People say that Facebook would survive against Twitter because it's such a
different service (e.g. people are not capable of saying what they want to say
in just 140 characters). However, In my experience, people are capable of
adapting. People are quick to try new things. People go where their friends go
and when a service loses it's shine and and starts doing things that are un-
cool, people move on.

Twitter is one of the few big websites and apps I use regularly which I can
honestly say the design and UX has gotten far worse over the years.

Search on Twitter has always been a horrible struggle. If I want to follow a
friend I know personally, I have to carefully and exactly type their handle
in. I could try to type in their name or username, but again I'm left doing
the heavy work sorting through 90 John Smiths. Why can't Twitter order people
search results taking in consideration the people I follow?

Don't even get me started on Direct Messages. Insanely bad.

More an more my Twitter feed resembles my current Facebook feed, full of
advertisements, clickbait, and crap I just don't care about, stuff that isn't
interesting. And it's not coming from exclusively the people I follow.

------
adventured
I predict in an act of desperation as usage goes from stalling out, to
falling, Twitter will begin to relax their character limit. That's when you
can be certain they're going the MySpace way.

Twitter was supposed to be a messaging platform. They lost that war, big time.
Twitter became a heavily one-sided broadcast platform instead. As the WhatsApp
etc. world eats Twitter's usage, all they'll have left are heavy broadcasters,
celebrities, and so on (and those people will abandon the increasingly
unpopular platform).

The reality is, Twitter doesn't serve enough of a stand-alone purpose any
longer. Too many pieces of its value have been stolen away by competing
products.
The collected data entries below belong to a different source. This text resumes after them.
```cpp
void launch_line_front(hipStream_t st, const LinePlanes& P, const LsdParams& lp, const ResizeExactTab& rt, const BlurTapsN& t11,
                       const BlurTapsN& t5, const LbdWeightsDev& w, plp_keyline* out_kl, uint8_t* out_lbd, double* out_fn, int cap,
                       int32_t* out_counts, int B, hipEvent_t* ev, int grow_waves, const SeedSortBufs* seed_exact, bool mw_ok) {
    auto mark = [&](int i) { if (ev) (void)hipEventRecord(ev[i], st); };
    const bool sobel_first = !ev;
    const size_t plane_fs = (size_t)P.pitch * P.H, splane_fs = (size_t)P.spitch * P.sh;
    const int tiles = ((P.W + 127) / 128) * ((P.H + kBlurTH - 1) / kBlurTH);
    const int sobel_tiles = ((P.W + kSobelTW - 1) / kSobelTW) * ((P.H + kSobelTH - 1) / kSobelTH);
    const TileDiv blur_td = tile_div(tiles, (P.W + 127) / 128, B), sobel_td = tile_div(sobel_tiles, (P.W + kSobelTW - 1) / kSobelTW, B);
    mark(0);
    if (sobel_first) hipLaunchKernelGGL(k_blur_sobel, dim3(sobel_tiles, B), dim3(256), 0, st, P.img, P.img_frame_stride, P.img_pitch, P.dxy, P.W, P.H, t5, sobel_td);
    if (P.half_exact)
        hipLaunchKernelGGL(k_blur_half, dim3(tiles, B), dim3(256), 0, st, P.img, P.img_frame_stride, P.img_pitch, P.scaled, splane_fs, P.spitch, P.W, P.H, t11, blur_td);
    else {
        hipLaunchKernelGGL(k_blur_plane<5>, dim3(tiles, B), dim3(256), 0, st, P.img, P.img_frame_stride, P.img_pitch, P.blur11, plane_fs,
                           P.pitch, P.W, P.H, t11, blur_td);
        hipLaunchKernelGGL(k_resize_exact, dim3((P.sw + 255) / 256, (P.sh + 3) / 4, B), dim3(64, 4), 0, st, P.blur11, plane_fs, P.pitch,
                           P.scaled, splane_fs, P.spitch, P.sw, P.sh, rt);
    }
    mark(1);
    const int n = P.sw * P.sh;
    hipLaunchKernelGGL(k_lsd_gradient, dim3((n + 255) / 256, B), dim3(256), 0, st, P, lp);
    mark(2);
    if (seed_exact) launch_seed_order_exact(st, P, lp, B, seed_exact->ent, seed_exact->ws, seed_exact->ws_stride);
    else hipLaunchKernelGGL(k_lsd_order, dim3(B), dim3(256), 0, st, P, lp, (n + 255) / 256);
    mark(3);
    constexpr int ring = 256;
    const size_t per_wave = (size_t)((((n + 31) / 32 + 1) & ~1) + ring) * 4;
    const int wpb = (int)std::max<size_t>(1, std::min<size_t>(4, 65536 / per_wave));
    MwLayout L{};
    size_t mw_bytes = 0;
    const int want_waves = grow_waves > 0 ? std::min(grow_waves, kMwMaxWaves) : kMwMaxWaves;
    if (mw_ok && B <= kLsdMwMaxFrames && want_waves >= 2 && P.mw_heap && P.reg_frame_stride >= 2 * (size_t)n) {
        const int nw_al = (((n + 31) / 32 + 1) & ~1), groups_cap = ((P.sw - 1) * (P.sh - 1) + kMwGroup - 1) / kMwGroup + 64 / kMwGroup;
        for (int w = want_waves; w >= 2; --w) {
            const size_t bytes = (size_t)5 * nw_al * 4 + (size_t)w * (nw_al + 256 + kMwAssumed + 2) * 4 + (8 + (4 + 2 * kMwBufs) * kMwMaxWaves) * 4 + ((groups_cap + 15) & ~15) + 16 +
                                 (size_t)(w - 1) * kMwBufs * kMwEntries * sizeof(MwEntry);
            if (bytes <= 160 * 1024) { L.waves = w; L.ring = 256; L.nw_al = nw_al; L.n_groups_cap = groups_cap; L.lookahead = kMwBufs * (w - 1); L.policy = 0; L.prof = ev ? 1 : 0; mw_bytes = bytes; break; }
        }
    }
    if (L.waves >= 2)
        hipLaunchKernelGGL(k_lsd_grow_mw, dim3(B), dim3(64 * L.waves), mw_bytes, st, P, lp, L);
    else
        hipLaunchKernelGGL(k_lsd_grow, dim3((B + wpb - 1) / wpb), dim3(64 * wpb), per_wave * wpb, st, P, lp, B, wpb, ring);
    mark(4);
    hipLaunchKernelGGL(k_keylines, dim3(B), dim3(64), 0, st, P, lp);
    mark(5);
    if (!sobel_first) hipLaunchKernelGGL(k_blur_sobel, dim3(sobel_tiles, B), dim3(256), 0, st, P.img, P.img_frame_stride, P.img_pitch, P.dxy, P.W, P.H, t5, sobel_td);
    mark(6);
    const int lbd_blocks = B >= 64 ? 2 : 16;
    hipLaunchKernelGGL(k_lbd, dim3(lbd_blocks, B), dim3(256), 0, st, P, w);
    mark(7);
    hipLaunchKernelGGL(k_line_finalize, dim3(B), dim3(64), 0, st, P, lp, out_kl, out_lbd, out_fn, cap, out_counts);
    mark(8);
}

hipError_t grow_configure() {
    return hipFuncSetAttribute(reinterpret_cast<const void*>(k_lsd_grow), hipFuncAttributeMaxDynamicSharedMemorySize, (int)kLsdGrowLdsBytes);
}
hipError_t grow_mw_configure() {
    return hipFuncSetAttribute(reinterpret_cast<const void*>(k_lsd_grow_mw), hipFuncAttributeMaxDynamicSharedMemorySize, (int)(160 * 1024));
}

}
```

Baseline: 96090.
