+    if (trap_simd_rows(0, I) > want[I - 1] || trap_simd_rows(2, I) > want[I - 1]) return false;
+  }
+  return true;
+}
+static_assert(trap_table_ok(), "trapezoid bands: a row is computed at sweep I exactly when an owned row depends on it");
+static_assert(trap_simd_ok(), "trapezoid bands: busiest SIMD carries 12, 11, 11, 11, 11, 11, 11, 11 rows");
 
 template <int MODE, int SPT, int WT, int LAY, int NT>
 __global__ void __launch_bounds__(NT) cluster_kernel(ClusterArgs a) {
@@ -36,6 +104,8 @@
   constexpr int QW = CPL / 2;
   constexpr bool kProof = MODE == kModeFwd && COLS;
   constexpr int kProofRow = RW / 2;
+  constexpr bool kTrap = MODE == kModeBwd && LAY == 2 && WT == 128 && SPT == 12 && NT == 512;
+  constexpr int NS = kTrap ? 2 * kTrapRowsMax : SPT;
   constexpr bool kLdsSides = COLS && CPL == 2 && MODE == kModeFwd;
   extern __shared__ __attribute__((aligned(16))) unsigned char smem[];
   const int W = WT ? WT : a.W;
@@ -72,7 +142,23 @@
   const int pad = PAIR ? W : W + 1;
   const int blen = a.emax + 2 * pad;
   const int cp = COLS ? tid % HW : 0, bb = COLS ? tid / HW : 0;
+  const bool trap = kTrap && a.R == kTrapR && a.G == kTrapT && a.T == kTrapT && a.C >= 2 && H == a.C * kTrapR;
+  int tband = 0, tfirst = 0, tkind = 0, trows = 0;
+  if constexpr (kTrap) {
+    const int tk = tile == 0 ? 0 : tile == a.C - 1 ? 2 : 1;
+    tband = __builtin_amdgcn_readfirstlane(trap_band_of_wave(bb));
+    tfirst = __builtin_amdgcn_readfirstlane(trap_first(tk, tband));
+    tkind = __builtin_amdgcn_readfirstlane(trap_kind(tk, tband));
+    trows = __builtin_amdgcn_readfirstlane(trap_h(tkind));
+  }
+  auto slot_ok = [&](int j) {
+    if constexpr (kTrap) return trap ? j / CPL < trows : j < SPT;
+    return true;
+  };
   auto slot_state = [&](int j) {
+    if constexpr (kTrap) {
+      if (trap) return (tfirst + j / CPL) * W + CPL * cp + j % CPL;
+    }
     if (COLS) return (bb * RW + j / CPL) * W + CPL * cp + j % CPL;
     return PAIR ? 2 * (tid + (j >> 1) * NT) + (j & 1) : tid + j * NT;
   };
@@ -95,13 +181,13 @@
     return;
   }
 
-  double w[CW ? 1 : SPT][kStencilK];
+  double w[CW ? 1 : NS][kStencilK];
   double wc[CW ? SPT : 1][3];
   double edge_w[CW ? 2 * RW : 1];
   double c0[MODE == kModeFwd ? SPT : 1];
   const size_t wbase = iS * kStencilK;
 #pragma unroll
-  for (int j = 0; j < SPT; ++j) {
+  for (int j = 0; j < NS; ++j) {
     const int l = slot_state(j);
     if (MODE == kModeFwd) c0[MODE == kModeFwd ? j : 0] = 0.0;
     if constexpr (CW) {
@@ -119,7 +205,7 @@
     } else {
 #pragma unroll
       for (int k = 0; k < kStencilK; ++k) w[j][k] = 0.0;
-      if (l < E) {
+      if (slot_ok(j) && l < E) {
         const int s = base + l;
         if (MODE == kModeFwd) c0[MODE == kModeFwd ? j : 0] = a.vin[iS + s];
 #pragma unroll
@@ -176,27 +262,27 @@
   }
   if (tid < 3) red[tid] = 0ull;
   if (tid == 0) lflag[0] = 0;
-  double cv[PAIR ? SPT : 1];
-#pragma unroll
-  for (int j = 0; j < (PAIR ? SPT : 1); ++j) {
+  double cv[PAIR ? NS : 1];
+#pragma unroll
+  for (int j = 0; j < (PAIR ? NS : 1); ++j) {
     const int l = slot_state(j);
-    cv[j] = (PAIR && MODE == kModeBwd && l < E) ? (a.term[iS + base + l] ? 1.0 : 0.0) : 0.0;
+    cv[j] = (PAIR && MODE == kModeBwd && slot_ok(j) && l < E) ? (a.term[iS + base + l] ? 1.0 : 0.0) : 0.0;
   }
   auto reload = [&](const double* buf) {
     if (PAIR) {
 #pragma unroll
-      for (int j = 0; j < (PAIR ? SPT : 1); ++j) cv[j] = buf[pad + slot_state(j)];
+      for (int j = 0; j < (PAIR ? NS : 1); ++j) cv[j] = buf[pad + slot_state(j)];
     }
   };
 
   unsigned own_bits = 0, pub_bits = 0, ext_bits = 0;
 #pragma unroll
-  for (int j = 0; j < SPT; ++j) {
+  for (int j = 0; j < NS; ++j) {
     const int l = slot_state(j);
-    const bool own = l >= own0 && l < own1;
+    const bool ok = slot_ok(j), own = ok && l >= own0 && l < own1;
     own_bits |= (own ? 1u : 0u) << j;
-    ext_bits |= (l < E ? 1u : 0u) << j;
-    pub_bits |= (((l >= own0 && l < pubA1) || (l >= pubB0 && l < own1)) ? 1u : 0u) << j;
+    ext_bits |= (ok && l < E ? 1u : 0u) << j;
+    pub_bits |= ((ok && ((l >= own0 && l < pubA1) || (l >= pubB0 && l < own1))) ? 1u : 0u) << j;
   }
 
   constexpr bool kUniformSlots = LAY == 1 ? WT == 128 : (COLS && HW == 64);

Not to mention, nobody really cares about their social network on
Twitter, there's minimal value to that (versus eg Facebook), so there's next
to no barriers protecting them from erosion in that regard.

Simply put: Twitter isn't the best social network; Twitter isn't the best at
photos / images / media / video; Twitter isn't the best blog platform; Twitter
isn't the best messaging platform.

It's not the best at anything, and it will lose in part because of that.

------
prawn
I use Twitter (most) and Instagram, but not Facebook. I've noticed a few
friends who were on Twitter previously have abandoned it but maintained
activity on Instagram.

I suspect this is because, in their case, Instagram is personal. You post
pictures of what you're up to and you're always up to stuff. Twitter seems
more for business, building a brand or talking about news. Those are things
you might cull if busy, or if you change jobs or don't have the energy to
promote.

And because the community tools are so meagre (flat comments, for one),
Twitter maintains minimal goodwill with its users. I feel like if I could take
my Twitter ecosystem with me to another service, I would. I don't feel that
way about Instagram - it works largely as I need it to work.

FWIW, I use the official OSX and iOS apps but no longer touch the web version
at all.

------
DAddYE
I was a fan of twitter damn in love with it but I agree that over the time is
getting worse day by day. The UX is just meh. Apps at least on iPhone are kind
of okay, however... the "timeline" today is now even worse then facebook. I
don't complain about ads, I work with them and I understand somehow they need
to make money, but WTF decided that I have to see in my timeline things
totally unrelated like tweets (not retweets) of my friends's followings. Wut?
I constantly press "dismiss this tweet" in the hope some kind of machine
learning will understand that they must fire the guy who decided to go with
this absurd direction. IMHO they did all the best to kill an awesome service.

------
curiousDog
Any chance Twitter could be taken over by Facebook? Looks like they've figured
out the monetization side of things and TWTR is now at a modest market cap.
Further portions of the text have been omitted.